What should I do to have a data structure which is memory scalable?

Consider the following large btree:

$ ./debugzope

    >>> from BTrees.OOBTree import OOBTree
    >>> root['btree']=OOBTree()
    >>> for i in xrange(700000):
    ...   root['btree'][i] = tuple(range(i,i+30))
    >>> import transaction
    >>> transaction.commit()

Quit and restart  ./debugzope

Now I just want to know if some value is in the btree:

    >>> 'value' in root['btree'].values()

or compute the length

    >>> len(root['btree'])
(I'm already using some separate lazy bookkeeping for the length, but even if len() is time consuming for a btree, it should be possible from a memory point of view)

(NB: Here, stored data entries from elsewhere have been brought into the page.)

template <int KD, bool LDSCAM, int LPP, bool LONGT = false, int FYM = 0>
__global__ __launch_bounds__(256, FYM == 1 ? VGG_PS_OCC_FY : VGG_PS_OCC) void point_step_kernel(DevProblem pb, Ws w) {
  constexpr bool FY = FYM == 1;
  constexpr bool HY = FYM == 2;
  constexpr int BD = 6 + KD;
  __shared__ double red[4][4];
  extern __shared__ double cam_cache[];
  if (w.ctl->done) return;
  const Dims& d = pb.d;
  constexpr int PPW = 64 / LPP;
  const int wave = threadIdx.x >> 6, lane = threadIdx.x & 63;
  const int sub = lane / LPP, sl = lane % LPP;
  const int nw = gridDim.x * 4 * PPW;
  double s_cost = 0, s_mcc = 0, s_step = 0, s_xn = 0;
  const double* lq = cam_cache;
  const double* lt = lq + (FY ? 0 : 9 * d.C);
  const double* ldy = lt + (FY ? 0 : 3 * d.C);
  const double* lcq = ldy + 6 * d.C;
  const double* lct = lcq + 9 * d.C;
  const double* lfl = lct + 3 * d.C;
  if (LDSCAM) {
    double* cc = cam_cache;
    for (int i = threadIdx.x; i < d.C; i += 256) {
      if (!FY) {
        quat_to_R(pb.cam_q + 4 * i, cc + 9 * i);
        cc[30 * d.C + i] = pb.cam_const ? (double)pb.cam_const[i] : 0.0;
      }
      quat_to_R(w.cand_q + 4 * i, cc + (lcq - cam_cache) + 9 * i);
    }
    for (int i = threadIdx.x; i < 3 * d.C; i += 256) { if (!FY) cc[9 * d.C + i] = pb.cam_t[i]; cc[(lct - cam_cache) + i] = w.cand_t[i]; }
    for (int i = threadIdx.x; i < 6 * d.C; i += 256) cc[(ldy - cam_cache) + i] = w.dy[i];
    __syncthreads();
  }
  (void)lfl;
  int p = (blockIdx.x * 4 + wave) * PPW + sub;
  constexpr int NPF = LONGT ? 4 : 2;
  int n_o0 = 0, n_o1 = 0;
  ObsPf<NPF> n_pf;
  double n_X0 = 0, n_X1 = 0, n_X2 = 0;
  int n_ptc = 0;
  int m_o0 = 0, m_o1 = 0;
  double m_X0 = 0, m_X1 = 0, m_X2 = 0;
  int m_ptc = 0;
  if (p < d.P) {
    n_o0 = pb.row_ptr[p]; n_o1 = pb.row_ptr[p + 1];
    n_X0 = pb.pts[3 * p]; n_X1 = pb.pts[3 * p + 1]; n_X2 = pb.pts[3 * p + 2];
    n_ptc = pb.pt_const ? (int)pb.pt_const[p] : 0;
    n_pf.template load<(FYM != 0)>(pb.obs_cam, pb.obs_uv, pb.obs_slot, n_o0, n_o1, LPP, sl);
    if (p + nw < d.P) {
      const int pm = p + nw;
      m_o0 = pb.row_ptr[pm]; m_o1 = pb.row_ptr[pm + 1];
      m_X0 = pb.pts[3 * pm]; m_X1 = pb.pts[3 * pm + 1]; m_X2 = pb.pts[3 * pm + 2];
      m_ptc = pb.pt_const ? (int)pb.pt_const[pm] : 0;
    }
  }
  for (; p < d.P; p += nw) {
    const int o0 = n_o0, o1 = n_o1;
    const double X[3] = {n_X0, n_X1, n_X2};
    const bool pt_c = n_ptc != 0;
    const ObsPf<NPF> f_pf = n_pf;
    {
      n_o0 = m_o0; n_o1 = m_o1; n_X0 = m_X0; n_X1 = m_X1; n_X2 = m_X2; n_ptc = m_ptc;
      if (p + nw < d.P) n_pf.template load<(FYM != 0)>(pb.obs_cam, pb.obs_uv, pb.obs_slot, n_o0, n_o1, LPP, sl);
// ... 38 lines not shown
      double fy0 = 0, fy1 = 0;
#pragma unroll
      for (int k = 0; k < 6; ++k) { const double v = LDSCAM ? ldy[6 * c + k] : w.dy[6 * c + k]; fy0 += F[k] * v; fy1 += F[BD + k] * v; }
      if (!HY) {
#pragma unroll
        for (int k = 0; k < KD; ++k) { const double v = w.dy[6 * d.C + KD * a + k]; fy0 += F[6 + k] * v; fy1 += F[BD + 6 + k] * v; }
      }
      t3[0] += E[0] * fy0 + E[3] * fy1; t3[1] += E[1] * fy0 + E[4] * fy1; t3[2] += E[2] * fy0 + E[5] * fy1;
      if (!HY) s_mcc += fy0 * (r[0] - 0.5 * fy0) + fy1 * (r[1] - 0.5 * fy1);
    };
    for (int o = o0 + sl; o < o1; o += LPP) {
      const int pass = (o - o0) / LPP;
      if (FY || (HY && (pass & 1))) from_factor(pass, o);
      else evaluated(pass, o);
    }
#pragma unroll
    for (int i = 0; i < 3; ++i) t3[i] = group_sum<LPP>(t3[i]);
    double u0 = 0, u1 = 0, u2 = 0;
    if (!FY) { u0 = G00 * t3[0]; u1 = G01 * t3[0] + G11 * t3[1]; u2 = G02 * t3[0] + G12 * t3[1] + G22 * t3[2]; }
    if (FYM != 0) { u0 += group_sum<LPP>(uf[0]); u1 += group_sum<LPP>(uf[1]); u2 += group_sum<LPP>(uf[2]); }
    double ys[3];
    ys[0] = hs0 - (G00 * u0 + G01 * u1 + G02 * u2);
    ys[1] = hs1 - (G11 * u1 + G12 * u2);
    ys[2] = hs2 - (G22 * u2);
    if constexpr (FYM != 0 && KD > 0) {
      const double* Msp = w.Ms + (size_t)p * 3 * KD;
#pragma unroll
      for (int m = 0; m < KD; ++m) {
        const int j = 6 * d.C + m;
        const double ds = w.active[j] ? w.rhs[j] : 0.0;
        ys[0] -= Msp[3 * m] * ds; ys[1] -= Msp[3 * m + 1] * ds; ys[2] -= Msp[3 * m + 2] * ds;
      }
    }
    const double Xn[3] = {X[0] - ys[0], X[1] - ys[1], X[2] - ys[2]};
    if (sl == 0) {
      w.cand_pts[3 * (size_t)p] = Xn[0]; w.cand_pts[3 * (size_t)p + 1] = Xn[1]; w.cand_pts[3 * (size_t)p + 2] = Xn[2];
      s_step += ys[0] * ys[0] + ys[1] * ys[1] + ys[2] * ys[2];
      if (!pt_c) s_xn += X[0] * X[0] + X[1] * X[1] + X[2] * X[2];
      if (G22 != 0.0) {
        const double z2 = ys[2] / G22, z1 = (ys[1] - G12 * z2) / G11, z0 = (ys[0] - G01 * z1 - G02 * z2) / G00;
        s_mcc += 0.5 * (z0 * z0 + z1 * z1 + z2 * z2) + 0.5 * (pd0 * ys[0] * ys[0] + pd1 * ys[1] * ys[1] + pd2 * ys[2] * ys[2]);
      }
    }
    for (int o = o0 + sl; o < o1; o += LPP) {
      const int pass = (o - o0) / LPP;
      const int c = f_pf.cam(pass, pb.obs_cam, o);
      const int a = d.shared ? 0 : c;
      const float2 uv = f_pf.uv(pass, pb.obs_uv, o);
      double rc[2];
      if (LDSCAM) obs_residual_R(d.model, lcq + 9 * c, lct + 3 * c, w.cand_intr + 4 * a, Xn, (double)uv.x, (double)uv.y, rc);
      else obs_residual_R(d.model, CamR(w.cand_q + 4 * c).R, w.cand_t + 3 * c, w.cand_intr + 4 * a, Xn, (double)uv.x, (double)uv.y, rc);
      s_cost += loss_rho0(d, rc[0] * rc[0] + rc[1] * rc[1]);
    }
  }
  s_cost = wave_sum(s_cost); s_mcc = wave_sum(s_mcc); s_step = wave_sum(s_step); s_xn = wave_sum(s_xn);
  if (lane == 0) { red[wave][0] = s_cost; red[wave][1] = s_mcc; red[wave][2] = s_step; red[wave][3] = s_xn; }
  __syncthreads();
  if (threadIdx.x < 4) w.part_F[4 * blockIdx.x + threadIdx.x] = red[0][threadIdx.x] + red[1][threadIdx.x] + red[2][threadIdx.x] + red[3][threadIdx.x];
}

This loads the whole btree in memory (~500MB), and that memory never gets released! If the btree grows, how will I be able to use it? (>2GB)

I've tried to scan the btree by using slices, using root['btree'].itervalues(min,max), and by trying to do some transaction.abort()/commit()/savepoint()/anything() between the slices. But every slice I parse allocates yet another amount of memory, and when the whole btree has been scanned using slices, it's like the whole btree was in memory.

I've also tried with lists, the result is the same, except the memory gets eaten even quicker.

What I understand is that the ZODB wakes up everything, and the memory allocator of python (2.4) never release the memory. Is there a solution or something I missed in the API of the ZODB or BTrees or python itself?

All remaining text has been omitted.